*** Block opens ***

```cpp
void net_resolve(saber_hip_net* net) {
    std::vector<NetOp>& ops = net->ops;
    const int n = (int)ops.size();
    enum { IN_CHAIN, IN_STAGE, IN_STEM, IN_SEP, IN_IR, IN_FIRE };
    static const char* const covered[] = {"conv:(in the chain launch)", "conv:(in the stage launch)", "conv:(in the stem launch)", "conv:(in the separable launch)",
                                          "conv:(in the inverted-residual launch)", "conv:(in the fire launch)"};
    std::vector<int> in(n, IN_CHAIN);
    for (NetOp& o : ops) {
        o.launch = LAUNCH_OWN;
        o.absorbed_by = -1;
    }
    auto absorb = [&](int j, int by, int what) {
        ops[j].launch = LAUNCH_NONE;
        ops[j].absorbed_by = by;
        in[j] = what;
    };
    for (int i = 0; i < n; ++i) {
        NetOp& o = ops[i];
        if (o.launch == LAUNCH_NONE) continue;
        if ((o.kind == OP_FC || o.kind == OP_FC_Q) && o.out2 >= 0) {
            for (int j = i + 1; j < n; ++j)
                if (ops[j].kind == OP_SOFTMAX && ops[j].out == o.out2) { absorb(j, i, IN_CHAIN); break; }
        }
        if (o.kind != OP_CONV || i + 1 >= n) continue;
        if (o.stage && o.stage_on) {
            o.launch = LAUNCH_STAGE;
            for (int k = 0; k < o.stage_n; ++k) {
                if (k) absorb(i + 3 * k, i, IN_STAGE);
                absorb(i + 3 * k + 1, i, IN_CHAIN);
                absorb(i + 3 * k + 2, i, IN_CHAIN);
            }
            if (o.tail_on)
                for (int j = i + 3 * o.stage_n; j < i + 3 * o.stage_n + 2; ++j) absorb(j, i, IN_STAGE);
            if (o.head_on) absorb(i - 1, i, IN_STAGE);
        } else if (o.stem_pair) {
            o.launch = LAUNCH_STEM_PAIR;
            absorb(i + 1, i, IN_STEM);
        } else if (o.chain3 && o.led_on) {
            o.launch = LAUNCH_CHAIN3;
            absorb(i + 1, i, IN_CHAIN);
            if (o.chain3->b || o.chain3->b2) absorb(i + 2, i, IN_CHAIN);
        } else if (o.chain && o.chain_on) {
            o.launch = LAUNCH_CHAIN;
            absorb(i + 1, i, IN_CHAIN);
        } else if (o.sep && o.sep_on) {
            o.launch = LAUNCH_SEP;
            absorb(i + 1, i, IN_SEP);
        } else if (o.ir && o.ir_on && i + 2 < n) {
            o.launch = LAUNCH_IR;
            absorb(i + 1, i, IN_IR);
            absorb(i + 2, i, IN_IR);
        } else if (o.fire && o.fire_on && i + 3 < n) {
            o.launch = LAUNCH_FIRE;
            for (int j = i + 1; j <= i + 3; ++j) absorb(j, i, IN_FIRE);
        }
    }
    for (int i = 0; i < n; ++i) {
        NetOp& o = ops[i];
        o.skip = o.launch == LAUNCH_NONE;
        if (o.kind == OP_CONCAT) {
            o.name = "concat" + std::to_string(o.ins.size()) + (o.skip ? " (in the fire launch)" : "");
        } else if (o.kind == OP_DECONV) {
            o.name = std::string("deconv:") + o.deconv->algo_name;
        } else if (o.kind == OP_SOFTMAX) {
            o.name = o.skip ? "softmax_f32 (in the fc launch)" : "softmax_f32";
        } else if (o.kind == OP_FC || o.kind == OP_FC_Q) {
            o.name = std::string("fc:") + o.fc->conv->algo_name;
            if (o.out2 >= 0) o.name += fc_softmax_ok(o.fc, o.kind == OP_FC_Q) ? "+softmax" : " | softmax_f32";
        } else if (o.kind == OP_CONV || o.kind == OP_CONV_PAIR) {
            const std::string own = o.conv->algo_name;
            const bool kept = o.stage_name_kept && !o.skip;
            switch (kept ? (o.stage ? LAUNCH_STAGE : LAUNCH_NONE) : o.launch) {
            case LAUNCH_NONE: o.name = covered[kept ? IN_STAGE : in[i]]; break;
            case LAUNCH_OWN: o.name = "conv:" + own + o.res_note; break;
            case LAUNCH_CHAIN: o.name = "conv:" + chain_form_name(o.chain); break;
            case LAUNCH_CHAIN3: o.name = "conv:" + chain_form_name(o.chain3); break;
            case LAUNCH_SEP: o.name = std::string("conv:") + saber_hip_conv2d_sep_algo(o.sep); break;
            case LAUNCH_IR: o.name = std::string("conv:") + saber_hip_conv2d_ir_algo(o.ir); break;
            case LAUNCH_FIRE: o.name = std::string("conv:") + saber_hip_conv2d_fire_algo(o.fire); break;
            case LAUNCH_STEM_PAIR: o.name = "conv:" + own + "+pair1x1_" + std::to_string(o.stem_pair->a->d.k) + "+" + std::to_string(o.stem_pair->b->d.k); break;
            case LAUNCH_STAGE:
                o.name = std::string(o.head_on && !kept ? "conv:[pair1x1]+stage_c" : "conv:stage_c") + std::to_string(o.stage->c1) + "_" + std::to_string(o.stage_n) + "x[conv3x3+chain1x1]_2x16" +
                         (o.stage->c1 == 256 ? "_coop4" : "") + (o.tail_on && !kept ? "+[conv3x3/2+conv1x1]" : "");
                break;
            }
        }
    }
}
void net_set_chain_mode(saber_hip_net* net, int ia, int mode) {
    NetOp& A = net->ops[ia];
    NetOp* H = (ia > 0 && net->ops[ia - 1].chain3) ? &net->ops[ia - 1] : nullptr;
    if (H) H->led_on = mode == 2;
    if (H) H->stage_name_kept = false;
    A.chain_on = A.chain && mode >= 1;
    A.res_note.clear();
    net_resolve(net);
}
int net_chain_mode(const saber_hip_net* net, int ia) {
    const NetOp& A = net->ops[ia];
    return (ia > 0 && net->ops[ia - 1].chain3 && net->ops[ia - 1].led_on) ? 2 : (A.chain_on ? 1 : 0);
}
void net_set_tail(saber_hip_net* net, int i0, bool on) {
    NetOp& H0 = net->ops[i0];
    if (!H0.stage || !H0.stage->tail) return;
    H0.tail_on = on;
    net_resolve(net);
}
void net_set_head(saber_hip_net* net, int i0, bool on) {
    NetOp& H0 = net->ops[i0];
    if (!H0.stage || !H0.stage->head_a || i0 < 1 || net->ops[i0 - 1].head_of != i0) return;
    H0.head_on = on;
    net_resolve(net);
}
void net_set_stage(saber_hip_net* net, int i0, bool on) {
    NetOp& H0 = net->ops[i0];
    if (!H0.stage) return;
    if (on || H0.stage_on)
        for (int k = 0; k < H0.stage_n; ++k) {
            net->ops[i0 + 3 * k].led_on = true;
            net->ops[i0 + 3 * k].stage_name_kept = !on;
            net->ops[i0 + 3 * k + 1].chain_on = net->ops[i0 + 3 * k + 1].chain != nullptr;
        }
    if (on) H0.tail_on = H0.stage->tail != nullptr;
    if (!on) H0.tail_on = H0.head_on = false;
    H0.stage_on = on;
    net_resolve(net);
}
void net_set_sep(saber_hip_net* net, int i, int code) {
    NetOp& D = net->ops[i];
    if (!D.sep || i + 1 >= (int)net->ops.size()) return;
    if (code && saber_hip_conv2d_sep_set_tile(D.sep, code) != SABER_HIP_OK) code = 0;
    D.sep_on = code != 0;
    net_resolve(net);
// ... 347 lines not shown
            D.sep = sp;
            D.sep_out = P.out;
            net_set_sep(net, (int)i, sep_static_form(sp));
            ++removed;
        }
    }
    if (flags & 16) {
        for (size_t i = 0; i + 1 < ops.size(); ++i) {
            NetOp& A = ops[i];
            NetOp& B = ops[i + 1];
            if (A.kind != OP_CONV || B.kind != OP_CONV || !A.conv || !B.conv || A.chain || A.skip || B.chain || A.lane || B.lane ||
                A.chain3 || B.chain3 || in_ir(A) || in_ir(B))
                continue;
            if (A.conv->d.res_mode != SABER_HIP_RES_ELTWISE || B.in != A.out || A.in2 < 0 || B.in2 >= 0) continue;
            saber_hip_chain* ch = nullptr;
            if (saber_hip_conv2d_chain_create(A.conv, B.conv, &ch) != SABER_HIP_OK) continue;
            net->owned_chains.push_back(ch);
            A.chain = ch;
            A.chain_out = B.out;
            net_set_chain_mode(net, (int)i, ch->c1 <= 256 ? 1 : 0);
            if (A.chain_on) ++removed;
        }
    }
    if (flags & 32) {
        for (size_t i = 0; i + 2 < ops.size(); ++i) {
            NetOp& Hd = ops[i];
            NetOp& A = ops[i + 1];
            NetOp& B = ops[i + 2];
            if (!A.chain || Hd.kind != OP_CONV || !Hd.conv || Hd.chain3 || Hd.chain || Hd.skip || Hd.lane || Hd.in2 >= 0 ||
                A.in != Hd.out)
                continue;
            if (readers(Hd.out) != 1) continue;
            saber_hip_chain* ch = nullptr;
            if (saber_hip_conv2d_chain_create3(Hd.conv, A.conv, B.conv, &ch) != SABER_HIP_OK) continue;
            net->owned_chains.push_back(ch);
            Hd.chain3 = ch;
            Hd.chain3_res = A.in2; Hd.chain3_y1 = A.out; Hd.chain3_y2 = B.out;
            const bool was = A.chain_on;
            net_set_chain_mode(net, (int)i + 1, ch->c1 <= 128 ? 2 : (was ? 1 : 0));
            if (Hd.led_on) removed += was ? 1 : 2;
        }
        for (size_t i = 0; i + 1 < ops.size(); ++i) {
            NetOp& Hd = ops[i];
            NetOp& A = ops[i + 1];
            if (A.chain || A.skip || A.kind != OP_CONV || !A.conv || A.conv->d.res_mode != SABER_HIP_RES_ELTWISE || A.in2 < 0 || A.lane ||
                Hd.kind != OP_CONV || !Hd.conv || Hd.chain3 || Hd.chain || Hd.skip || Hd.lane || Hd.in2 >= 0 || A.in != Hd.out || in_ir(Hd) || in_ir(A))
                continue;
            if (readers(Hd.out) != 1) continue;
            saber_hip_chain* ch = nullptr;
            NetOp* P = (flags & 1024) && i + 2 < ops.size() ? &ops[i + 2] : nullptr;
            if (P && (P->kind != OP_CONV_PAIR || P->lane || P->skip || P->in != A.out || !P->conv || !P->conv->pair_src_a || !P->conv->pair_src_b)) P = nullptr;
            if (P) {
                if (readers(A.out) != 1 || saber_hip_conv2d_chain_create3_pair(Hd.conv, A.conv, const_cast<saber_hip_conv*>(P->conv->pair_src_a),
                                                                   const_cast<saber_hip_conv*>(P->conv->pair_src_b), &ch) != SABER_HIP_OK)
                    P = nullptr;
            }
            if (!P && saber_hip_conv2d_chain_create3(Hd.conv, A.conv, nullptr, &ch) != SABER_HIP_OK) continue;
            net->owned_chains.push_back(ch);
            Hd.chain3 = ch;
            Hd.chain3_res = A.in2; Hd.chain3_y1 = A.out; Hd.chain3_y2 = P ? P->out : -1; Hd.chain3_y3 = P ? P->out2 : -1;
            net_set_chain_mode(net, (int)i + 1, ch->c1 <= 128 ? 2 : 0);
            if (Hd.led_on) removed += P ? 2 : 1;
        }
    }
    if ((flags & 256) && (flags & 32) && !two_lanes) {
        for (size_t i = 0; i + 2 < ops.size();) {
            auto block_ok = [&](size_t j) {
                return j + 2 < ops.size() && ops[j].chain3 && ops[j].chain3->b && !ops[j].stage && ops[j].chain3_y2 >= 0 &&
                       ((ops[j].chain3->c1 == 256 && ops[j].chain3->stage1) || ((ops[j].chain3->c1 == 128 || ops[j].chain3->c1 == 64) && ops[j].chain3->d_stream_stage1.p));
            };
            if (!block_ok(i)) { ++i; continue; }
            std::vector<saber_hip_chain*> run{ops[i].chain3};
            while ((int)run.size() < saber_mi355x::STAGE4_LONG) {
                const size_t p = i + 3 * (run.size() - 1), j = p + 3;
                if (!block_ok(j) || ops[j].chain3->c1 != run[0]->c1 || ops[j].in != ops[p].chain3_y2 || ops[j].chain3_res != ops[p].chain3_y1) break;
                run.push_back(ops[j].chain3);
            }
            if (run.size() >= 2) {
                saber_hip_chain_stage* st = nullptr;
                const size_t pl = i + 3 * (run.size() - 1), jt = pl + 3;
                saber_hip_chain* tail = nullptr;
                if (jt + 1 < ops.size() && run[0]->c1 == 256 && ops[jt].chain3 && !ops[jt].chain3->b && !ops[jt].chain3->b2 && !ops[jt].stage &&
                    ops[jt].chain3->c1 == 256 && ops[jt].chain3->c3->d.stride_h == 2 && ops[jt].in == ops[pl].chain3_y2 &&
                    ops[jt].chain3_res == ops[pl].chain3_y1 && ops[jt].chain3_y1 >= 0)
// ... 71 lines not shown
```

*** Block closes ***
*** Block opens ***

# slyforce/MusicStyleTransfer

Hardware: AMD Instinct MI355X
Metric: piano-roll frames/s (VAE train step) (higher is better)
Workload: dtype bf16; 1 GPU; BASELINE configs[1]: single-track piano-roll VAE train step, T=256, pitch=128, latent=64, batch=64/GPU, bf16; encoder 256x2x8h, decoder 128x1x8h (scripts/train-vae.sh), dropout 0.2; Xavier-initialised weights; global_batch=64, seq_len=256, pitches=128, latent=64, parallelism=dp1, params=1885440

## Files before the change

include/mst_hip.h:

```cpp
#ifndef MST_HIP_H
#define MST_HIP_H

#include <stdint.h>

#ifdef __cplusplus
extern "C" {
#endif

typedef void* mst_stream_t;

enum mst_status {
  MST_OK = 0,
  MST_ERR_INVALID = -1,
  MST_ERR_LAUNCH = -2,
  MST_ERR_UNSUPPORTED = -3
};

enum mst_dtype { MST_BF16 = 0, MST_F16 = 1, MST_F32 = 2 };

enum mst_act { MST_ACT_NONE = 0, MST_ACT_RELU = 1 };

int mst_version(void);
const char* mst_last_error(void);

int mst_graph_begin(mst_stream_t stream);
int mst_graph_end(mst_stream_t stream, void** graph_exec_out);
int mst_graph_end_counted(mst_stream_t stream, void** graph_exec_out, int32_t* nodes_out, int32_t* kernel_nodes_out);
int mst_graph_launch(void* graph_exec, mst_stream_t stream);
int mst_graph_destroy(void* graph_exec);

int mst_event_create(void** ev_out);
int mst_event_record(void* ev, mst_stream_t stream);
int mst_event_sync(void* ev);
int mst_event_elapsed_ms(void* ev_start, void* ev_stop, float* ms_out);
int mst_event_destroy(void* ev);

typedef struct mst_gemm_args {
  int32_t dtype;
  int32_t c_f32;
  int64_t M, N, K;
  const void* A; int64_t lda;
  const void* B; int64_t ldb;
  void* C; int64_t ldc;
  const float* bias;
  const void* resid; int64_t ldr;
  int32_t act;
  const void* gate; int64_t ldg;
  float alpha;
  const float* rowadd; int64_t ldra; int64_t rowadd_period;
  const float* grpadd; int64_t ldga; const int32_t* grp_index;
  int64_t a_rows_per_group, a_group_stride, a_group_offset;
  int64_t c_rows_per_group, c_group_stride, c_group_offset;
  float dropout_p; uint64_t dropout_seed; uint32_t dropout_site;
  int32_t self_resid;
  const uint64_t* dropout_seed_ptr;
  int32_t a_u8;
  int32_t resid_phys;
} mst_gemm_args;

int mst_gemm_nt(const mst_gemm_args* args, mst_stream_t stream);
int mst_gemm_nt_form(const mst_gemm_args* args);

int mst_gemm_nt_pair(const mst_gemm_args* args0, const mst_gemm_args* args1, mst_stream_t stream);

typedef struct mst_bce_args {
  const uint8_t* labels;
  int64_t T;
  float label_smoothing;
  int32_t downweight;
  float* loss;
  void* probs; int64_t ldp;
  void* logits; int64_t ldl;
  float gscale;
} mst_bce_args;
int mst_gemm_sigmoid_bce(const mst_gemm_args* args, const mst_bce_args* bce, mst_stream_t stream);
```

*** Block closes ***

### THE TASK
Look through the material above for the word "roll" and copy every line that has it.

### SOLUTION
Metric: piano-roll frames/s (VAE train step) (higher is better)
Workload: dtype bf16; 1 GPU; BASELINE configs[1]: single-track piano-roll VAE train step, T=256, pitch=128, latent=64, batch=64/GPU, bf16; encoder 256x2x8h, decoder 128x1x8h (scripts/train-vae.sh), dropout 0.2; Xavier-initialised weights; global_batch=64, seq_len=256, pitches=128, latent=64, parallelism=dp1, params=1885440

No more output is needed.